Top of Given entries
template <int CAP, bool OPEN>
__device__ inline void slice_link_plane(const int pl, int N, const int* __restrict__ seg_count, const Seg* __restrict__ segs,
             const double* __restrict__ vobb, const long long* __restrict__ voff, const double* __restrict__ zeff,
             double* __restrict__ centroids, double* __restrict__ areas, int* __restrict__ nloops,
             int* __restrict__ ring_n, double* __restrict__ ring , int select, int* __restrict__ err,
             double* __restrict__ areas_total , ManyLoops many, const OpenCfg oc,
             int* __restrict__ nlarge = nullptr) {
  constexpr int HASH = CAP <= 384 ? 512 : 2048;
  static_assert(HASH * 4 <= CAP * 8 && HASH > CAP, "the hash table lives in bufB");
  __shared__ unsigned long long skey[CAP];
  __shared__ unsigned long long bufA[CAP];
  __shared__ unsigned long long bufB[CAP];
  __shared__ int nxt[CAP], jmpA[CAP], jmpB[CAP], offA[CAP], offB[CAP];
  int* const table = (int*)bufB;
  __shared__ unsigned long long l_key[SH_MAXLOOPS];
  __shared__ int l_start[SH_MAXLOOPS], l_len[SH_MAXLOOPS], l_off[SH_MAXLOOPS];
  __shared__ double l_area[SH_MAXLOOPS], l_sel[SH_MAXLOOPS];
  __shared__ int n_loops, bad;
  __shared__ double bbv[4];

  const int b = pl / N;
  const int tid = threadIdx.x;
  int cnt = seg_count[pl];
  if (CAP == SH_SMALLSEG ? cnt > SH_SMALLSEG : cnt <= SH_SMALLSEG) {
    if (CAP == SH_SMALLSEG && nlarge && tid == 0) atomicAdd(nlarge, 1);
    return;
  }
  if (cnt > SH_MAXSEG) return;
  const int n = cnt;
  if (tid == 0) { n_loops = 0; bad = 0; }
  for (int i = tid; i < HASH; i += SH_LINK_THREADS) table[i] = -1;
  const Seg* sp = segs + (size_t)pl * SH_MAXSEG;
  const double* vb = vobb + 3 * voff[b];
  const double zpl = zeff[pl];
  for (int i = tid; i < n; i += SH_LINK_THREADS) {
    Seg s = sp[i];
    skey[i] = ((unsigned long long)s.s_lo << 32) | s.s_hi;
    bufA[i] = ((unsigned long long)s.e_lo << 32) | s.e_hi;
  }
  __syncthreads();
  if (n < 3 && !(OPEN && n > 0)) {
    if (tid == 0) {
      centroids[2 * (size_t)pl] = 0; centroids[2 * (size_t)pl + 1] = 0; areas[pl] = 0; nloops[pl] = 0; ring_n[pl] = 0;
      if (areas_total) areas_total[pl] = 0;
      else atomicCAS(&err[b], 0, SH_ERR_GEOMETRY_DEV);
    }
    return;
  }
  for (int i = tid; i < n; i += SH_LINK_THREADS) {
    uint32_t h = hash_key64(skey[i]) & (HASH - 1);
    while (atomicCAS(&table[h], -1, i) != -1) h = (h + 1) & (HASH - 1);
  }
  __syncthreads();
  for (int i = tid; i < n; i += SH_LINK_THREADS) {
    unsigned long long k = bufA[i];
    uint32_t h = hash_key64(k) & (HASH - 1);
    int t, found = -1;
    while ((t = table[h]) != -1) {
      if (skey[t] == k) { found = t; break; }
      h = (h + 1) & (HASH - 1);
    }
    if (found < 0) { found = i; bad = 1; }
    nxt[i] = found;
  }
  __syncthreads();
  const bool bridging = OPEN && (bad || n < 3);
  int n2 = n;
  if (bridging) {
    constexpr int E = SH_MAXLOOPS;
    double* pts = (double*)bufB;
    n2 = bridge_open_chains<SH_LINK_THREADS>(n, CAP, E, skey, bufA, nxt, offB, jmpB, jmpA, jmpA + E, jmpA + 2 * E, jmpA + 3 * E, jmpA + 4 * E,
                                             jmpA + 5 * E, pts, pts + E, pts + 2 * E, pts + 3 * E, vb, zpl, oc.max_gap);
    if (n2 < 0) {
      if (tid == 0) {
        if (many.list) many.list[atomicAdd(many.n, 1)] = pl;
        else if (many.missed) atomicExch(many.missed, 1ull);
        else atomicExch(&err[b], SH_ERR_CAPACITY_DEV);
      }
      return;
    }
    if (tid == 0) bad = 0;
  }
  unsigned long long* labA = bufA;
  unsigned long long* labB = bufB;
  int* ja = jmpA; int* jb = jmpB;
  int* ra = offA; int* rb = offB;
  for (int i = tid; i < n2; i += SH_LINK_THREADS) { labA[i] = skey[i]; ja[i] = nxt[i]; ra[i] = 0; }
  __syncthreads();
  for (int span = 1; span < n2; span <<= 1) {
    for (int i = tid; i < n2; i += SH_LINK_THREADS) {
      const int j = ja[i];
      const unsigned long long a = labA[i], c = labA[j];
      const bool own = a <= c;
      labB[i] = own ? a : c;
      rb[i] = own ? ra[i] : span + ra[j];
      jb[i] = ja[j];
    }
    __syncthreads();
    unsigned long long* tl = labA; labA = labB; labB = tl;
    int* tj = ja; ja = jb; jb = tj;
    int* tr = ra; ra = rb; rb = tr;
  }
  for (int i = tid; i < n2; i += SH_LINK_THREADS)
    if (ra[i] == 0 && (!bridging || (nxt[ja[i]] != ja[i] && ra[nxt[i]] >= 2))) {
      int l = atomicAdd(&n_loops, 1);
      if (l < SH_MAXLOOPS) l_start[l] = i;
    }
  __syncthreads();
  if (n_loops > SH_MAXLOOPS) {
    if (tid == 0) {
      if (many.list) many.list[atomicAdd(many.n, 1)] = pl;
      else if (many.missed) atomicExch(many.missed, 1ull);
      else atomicExch(&err[b], SH_ERR_CAPACITY_DEV);
    }
    return;
  }
  const int nl = n_loops;
  if (tid == 0) {
    for (int a = 1; a < nl; ++a) {
      int v = l_start[a]; int c = a - 1;
      while (c >= 0 && skey[l_start[c]] > skey[v]) { l_start[c + 1] = l_start[c]; --c; }
      l_start[c + 1] = v;
    }
    int off = 0;
    for (int l = 0; l < nl; ++l) {
      int s = l_start[l];
      int L = ra[nxt[s]] + 1;
      l_len[l] = L; l_off[l] = off; off += L;
      l_key[l] = skey[s];
    }
    if (off != n && !bridging) bad = 1;
  }
  __syncthreads();
  if (bridging) {
    if (oc.stats)
      for (int i = tid; i < n; i += SH_LINK_THREADS)
        if (nxt[i] == i || nxt[i] >= n) {
          bool kept = false;
          for (int q = 0; q < nl; ++q) kept |= l_key[q] == labA[i];
          atomicAdd(&oc.stats[2 * b + (kept ? 0 : 1)], 1);
        }
    if (nl == 0) {
      if (tid == 0) {
        centroids[2 * (size_t)pl] = 0; centroids[2 * (size_t)pl + 1] = 0; areas[pl] = 0; nloops[pl] = 0; ring_n[pl] = 0;
        if (areas_total) areas_total[pl] = 0;
        else atomicCAS(&err[b], 0, SH_ERR_GEOMETRY_DEV);
      }
      return;
    }
    __syncthreads();
  }
  double* rx = (double*)bufA;
  double* ry = (double*)bufB;
  int my_pos[(CAP + SH_LINK_THREADS - 1) / SH_LINK_THREADS];
  {
    int c = 0;
    for (int i = tid; i < n2; i += SH_LINK_THREADS, ++c) {
      const unsigned long long key = labA[i];
      int l = -1;
      for (int q = 0; q < nl; ++q) if (l_key[q] == key) { l = q; break; }
      const int L = l >= 0 ? l_len[l] : 1;
      const int r = ra[i];
      const int pos = r == 0 ? 0 : L - r;
      my_pos[c] = l < 0 ? -1 : l_off[l] + pos;
    }
  }
  __syncthreads();
  {
    int c = 0;
    for (int i = tid; i < n2; i += SH_LINK_THREADS, ++c)
      if (my_pos[c] >= 0 && my_pos[c] < n2) {
        if (!OPEN || i < n) { const Seg sg = sp[i]; seg_start_point(vb, sg.s_lo, sg.s_hi, zpl, &rx[my_pos[c]], &ry[my_pos[c]]); }
        else { const unsigned long long kv = skey[i]; seg_start_point(vb, (uint32_t)(kv >> 32), (uint32_t)kv, zpl, &rx[my_pos[c]], &ry[my_pos[c]]); }
      }
  }
  __syncthreads();
  const int lane = tid & 63, wave = tid >> 6;
  const int nv = bridging ? l_off[nl - 1] + l_len[nl - 1] : n;
  if (wave == SH_LINK_THREADS / 64 - 1) {
    double x0 = 1e300, x1 = -1e300, y0 = 1e300, y1 = -1e300;
    for (int i = lane; i < nv; i += 64) {
      const double qx = rx[i], qy = ry[i];
      x0 = fmin(x0, qx); x1 = fmax(x1, qx); y0 = fmin(y0, qy); y1 = fmax(y1, qy);
    }
    for (int off = 32; off > 0; off >>= 1) {
      x0 = fmin(x0, __shfl_down(x0, off)); x1 = fmax(x1, __shfl_down(x1, off));
      y0 = fmin(y0, __shfl_down(y0, off)); y1 = fmax(y1, __shfl_down(y1, off));
    }
    if (lane == 0) { bbv[0] = x0; bbv[1] = x1; bbv[2] = y0; bbv[3] = y1; }
  } else {
    for (int l = wave; l < nl; l += SH_LINK_THREADS / 64 - 1) {
      const int o = l_off[l], L = l_len[l];
      double a2 = 0.0, mx = 0.0, my = 0.0;
      for (int q = lane; q < L; q += 64) {
        const int qn = q + 1 == L ? 0 : q + 1;
        a2 += rx[o + q] * ry[o + qn] - rx[o + qn] * ry[o + q];
        mx += rx[o + q]; my += ry[o + q];
      }
      for (int off = 32; off > 0; off >>= 1) { a2 += __shfl_down(a2, off); mx += __shfl_down(mx, off); my += __shfl_down(my, off); }
      if (lane == 0) {
        l_area[l] = 0.5 * a2;
        mx = (mx + rx[o]) / (double)(L + 1); my = (my + ry[o]) / (double)(L + 1);
        l_sel[l] = fabs(mx) + fabs(my);
      }
    }
  }
  __syncthreads();
  int best = 0;
  for (int l = 1; l < nl; ++l) {
    if (select == 0) { if (fabs(l_area[l]) > fabs(l_area[best])) best = l; }
    else { if (l_sel[l] < l_sel[best]) best = l; }
  }
  if (tid == 0) {
    double x0 = bbv[0], x1 = bbv[1], y0 = bbv[2], y1 = bbv[3];
    centroids[2 * (size_t)pl] = 0.5 * (x0 + x1);
    centroids[2 * (size_t)pl + 1] = 0.5 * (y0 + y1);
    int amax = 0;
    for (int l = 1; l < nl; ++l) if (fabs(l_area[l]) > fabs(l_area[amax])) amax = l;
    areas[pl] = fabs(l_area[amax]);
    if (areas_total) {
      double tot = 0.0;
      for (int l = 0; l < nl; ++l) tot += l_area[l];
      areas_total[pl] = fabs(tot);
    }
    nloops[pl] = nl;
    ring_n[pl] = l_len[best];
    if (bad) atomicCAS(&err[b], 0, SH_ERR_GEOMETRY_DEV);
  }
  if (ring) {
    int l = best, o = l_off[l], L = l_len[l];
    bool rev = l_area[l] < 0;
    double* out = ring + (size_t)pl * (SH_MAXSEG + 1) * 2;
    for (int q = tid; q <= L; q += SH_LINK_THREADS) {
      int qq = q == L ? 0 : q;
      int src = rev ? (qq == 0 ? 0 : L - qq) : qq;
      out[2 * q] = rx[o + src];
      out[2 * q + 1] = ry[o + src];
    }
  }
}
Bottom of Given entries
Exercise details: The lines to copy are those in the records above containing the word "segs".

Solution to this exercise:
__device__ inline void slice_link_plane(const int pl, int N, const int* __restrict__ seg_count, const Seg* __restrict__ segs,
  const Seg* sp = segs + (size_t)pl * SH_MAXSEG;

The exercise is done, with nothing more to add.